- Born: Amon George Liner May 29, 1940 Charlotte, North Carolina, U.S.
- Died: July 26, 1976 (aged 36)
- Education: Kenyon College (BA) University of North Carolina at Chapel Hill (MA) University of North Carolina at Greensboro (MFA)

= Amon Liner =

American writer

Amon George Liner (May 29, 1940 – July 26, 1976) was an American poet and playwright.

==Early life and education==
Amon Liner was born in Charlotte, North Carolina. He received a Bachelor of Arts degree in English from Kenyon College, and was elected to Phi Beta Kappa. He received a Master of Arts in drama from the University of North Carolina at Chapel Hill, where he was a member of the Dialectic Society. He also completed a Master of Fine Arts in creative writing from the University of North Carolina at Greensboro. He edited poetry for the Red Clay Reader, and was a book reviewer for The Charlotte Observer.

== Career ==
A severe congenital heart defect limited his physical exertion, and led to his death soon after the appearance of his second published work. The majority of his work was published posthumously by his friend and editor Judy Hogan of Carolina Wren Press. The Greensboro Review awards an Amon Liner poetry prize. In 2000, the Asheville Poetry Review named him one of 10 Great Neglected Poets of the 20th Century.

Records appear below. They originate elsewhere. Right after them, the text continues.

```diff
@@ -218,25 +256,28 @@
         pre_n = torch.empty_like(xt) if need_bwd else None
         pre_w = torch.empty_like(xt) if need_bwd else None
         s1 = torch.empty_like(xt)
-        st1 = torch.empty((B, T1, 2), dtype=torch.float32, device=dev)
         gb = gb.detach().float().contiguous()
-        if x is None:
-            x_ext, hlo = None, 0
+        from_tok = x is None or (cp is None and tok is not None and emb is not None and tok.dtype == torch.int64
+                                 and tok.is_contiguous() and tuple(tok.shape) == (B, L) and emb.shape[1] == CH
+                                 and conv_tok_ok(B, L, KS, dil, emb.shape[0]))
+        if from_tok:
+            x_ext, hlo = x, 0
             emb_b = bf16_of(emb)
-            _lib.call("pbx_conv_fwd3t", tok.data_ptr(), emb_b.data_ptr(), wpn.data_ptr(), wpw.data_ptr(),
-                      bn.data_ptr(), bw.data_ptr(), gb.data_ptr(), _p(pre_n), _p(pre_w), s1.data_ptr(),
-                      st1.data_ptr(), B, L, KS, dil, stream)
+            st1, T1, bm1 = conv_fwd_first(tok, emb_b, wpn, wpw, bn, bw, gb, pre_n, pre_w, s1, KS, dil, stream,
+                                          tok_tab)
         elif cp is None:
             x_ext, hlo = x, 0
+            st1 = torch.empty((B, T1, 2), dtype=torch.float32, device=dev)
             conv_fwd(x, wpn, wpw, bn, bw, gb, pre_n, pre_w, s1, st1, B, L, KS, dil, stream)
         else:
             x_ext, hlo = cp.halo_rows(x), cp.halo
+            st1 = torch.empty((B, T1, 2), dtype=torch.float32, device=dev)
             conv_fwd(x_ext, wpn, wpw, bn, bw, gb, pre_n, pre_w, s1, st1, B, L, KS, dil, stream, hlo, hlo)
             cp.fix_stats(st1, BM1)
         pre_l = torch.empty_like(xt) if need_bwd else None
         s2 = torch.empty_like(xt)
         st2 = torch.empty((B, T2, 2), dtype=torch.float32, device=dev)
-        _lib.call("pbx_ln_linear_fwd", s1.data_ptr(), st1.data_ptr(), T1, BM1, g1.data_ptr(), be1.data_ptr(),
+        _lib.call("pbx_ln_linear_fwd", s1.data_ptr(), st1.data_ptr(), T1, bm1, g1.data_ptr(), be1.data_ptr(),
                   wl_b.data_ptr(), bl.data_ptr(), _p(pre_l), s2.data_ptr(), st2.data_ptr(), B, L, LN_EPS, stream)
         if cp is not None:
             cp.fix_stats(st2, PB)
@@ -253,6 +294,7 @@
         if ctx.emb_grad and (ctx.tok is None or (x is not None and x.requires_grad)):
             raise ValueError("emb_grad needs a token-embedding input without autograd history (wgrad_tok_ok)")
         ctx.meta = (B, L, KS, dil, T1, T2, NJ)
+        ctx.bm1 = bm1
         ctx.tail = bool(tail) and WGRAD_TAIL_FULL
         ctx.set_materialize_grads(False)
         ctx.params = params
@@ -266,6 +308,7 @@
         cp, hlo = ctx.cp, ctx.hlo
         x = s1
         B, L, KS, dil, T1, T2, NJ = ctx.meta
+        bm1 = ctx.bm1
         dev = x.device
         stream = _lib.stream_ptr(dev)
         params = ctx.params
@@ -301,7 +344,7 @@
         else:
             slab_args = dwl_slab(dev)
         _lib.call("pbx_ln2_linear_bwd", dh2t.data_ptr(), s2.data_ptr(), st2.data_ptr(), sums2.data_ptr(), TA,
-                  g2.data_ptr(), pre_l.data_ptr(), s1.data_ptr(), st1.data_ptr(), T1, BM1, g1.data_ptr(),
+                  g2.data_ptr(), pre_l.data_ptr(), s1.data_ptr(), st1.data_ptr(), T1, bm1, g1.data_ptr(),
                   be1.data_ptr(), wl_b.data_ptr(), consts.data_ptr(), dh1.data_ptr(), sums1.data_ptr(),
                   dg2.data_ptr(), dbe2.data_ptr(), dg1.data_ptr(), dbe1.data_ptr(), dwl.data_ptr(), dbl.data_ptr(),
                   dgb.data_ptr(), B, L, LN_EPS, *slab_args, det, int(not late_fold), 0, stream)
@@ -325,7 +368,7 @@
 
         if not fin:
             ds1 = torch.empty_like(x)
-            _lib.call("pbx_ln1_finalize", dh1.data_ptr(), s1.data_ptr(), st1.data_ptr(), T1, BM1, sums1.data_ptr(),
+            _lib.call("pbx_ln1_finalize", dh1.data_ptr(), s1.data_ptr(), st1.data_ptr(), T1, bm1, sums1.data_ptr(),
                       TS1, g1.data_ptr(), ds1.data_ptr(), dgb.data_ptr(), B, L, LN_EPS, int(fused_deterministic()),
                       stream)
             if cp is not None:
@@ -333,7 +376,7 @@
             dgb_ready()
         demb = None
         if fin:
-            conv_dgrad_fin(dh1, s1, st1, T1, BM1, sums1, TS1, g1, pre_n, pre_w, wtn, wtw, dx, dpn, dpw, dgb, B, L,
+            conv_dgrad_fin(dh1, s1, st1, T1, bm1, sums1, TS1, g1, pre_n, pre_w, wtn, wtw, dx, dpn, dpw, dgb, B, L,
                            KS, dil, stream)
             dgb_ready()
         elif ctx.emb_grad:
@@ -363,7 +406,7 @@
             notify_grads_ready(direct)
         pgrads = [None if d else g for (g, d) in dsts]
         gemb = dE if demb is not None and not dE_direct else None
-        return (dx, dgb, *pgrads, None, None, None, None, None, None, gemb, None)
+        return (dx, dgb, *pgrads, None, None, None, None, None, None, gemb, None, None)
 
 
 def embed_tokens(tokens: torch.Tensor, weight: torch.Tensor) -> torch.Tensor:
@@ -423,7 +466,7 @@
 
 
 def local_block(x: torch.Tensor, gb: torch.Tensor, blk, packed=None, tail: bool = False,
-                cp=None, tok=None, emb=None, emb_grad: bool = False) -> Tuple[torch.Tensor, torch.Tensor]:
+                cp=None, tok=None, emb=None, emb_grad: bool = False, tok_tab=None) -> Tuple[torch.Tensor, torch.Tensor]:
     att = blk.global_attention_layer
     wv = _wv_bf16(att)
     nc = blk.local_narrow_conv_layer[0]
@@ -431,4 +474,4 @@
     return LocalBlockFn.apply(x, gb, nc.weight, nc.bias, wc.weight, wc.bias, blk.local_norm_1.weight,
                               blk.local_norm_1.bias, blk.local_linear_layer[0].weight, blk.local_linear_layer[0].bias,
                               blk.local_norm_2.weight, blk.local_norm_2.bias, wv, blk.wide_conv_dilation, packed,
-                              tail, cp, tok, emb, emb_grad)
+                              tail, cp, tok, emb, emb_grad, tok_tab)
```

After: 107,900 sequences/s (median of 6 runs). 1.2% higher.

Liner was associated with a group of fellow poets, including Fred Chappell and Tom Huey. Liner's work especially embraces the relationships between artifacts and their creators. In an interview in the "New Voices" series produced by WUNC, Liner humorously contrasted himself with the "druidism" of poets who seemed to celebrate only uninhabited nature. Rather, he delighted in the poetic possibilities of technology, whether rusted cars, computers, or armaments. He never hesitated to demand of his readers a comprehensive knowledge of history, language, science and engineering. While recognizing the sometimes sad consequences of human creations, his tone was most often mischievous or contemplative.

The most monumental of Liner's work is the two volume The Far Journey and Final End of Dr. Faustwitz, Spaceman. Discovering immortality in the midst of a Nazi death camp, Dr. Faustwitz sets out to avenge evil by killing God. To amass power towards that end, Faustwitz gathers a crew for a journey through space, collecting wisdom from one planet after another. Through this journey, Liner explores every aspect of sense, conscience, science, technology, culture, language and nature to delve even more deeply into humanity than into the depths of space. The work is dense in language and wide-ranging in its themes.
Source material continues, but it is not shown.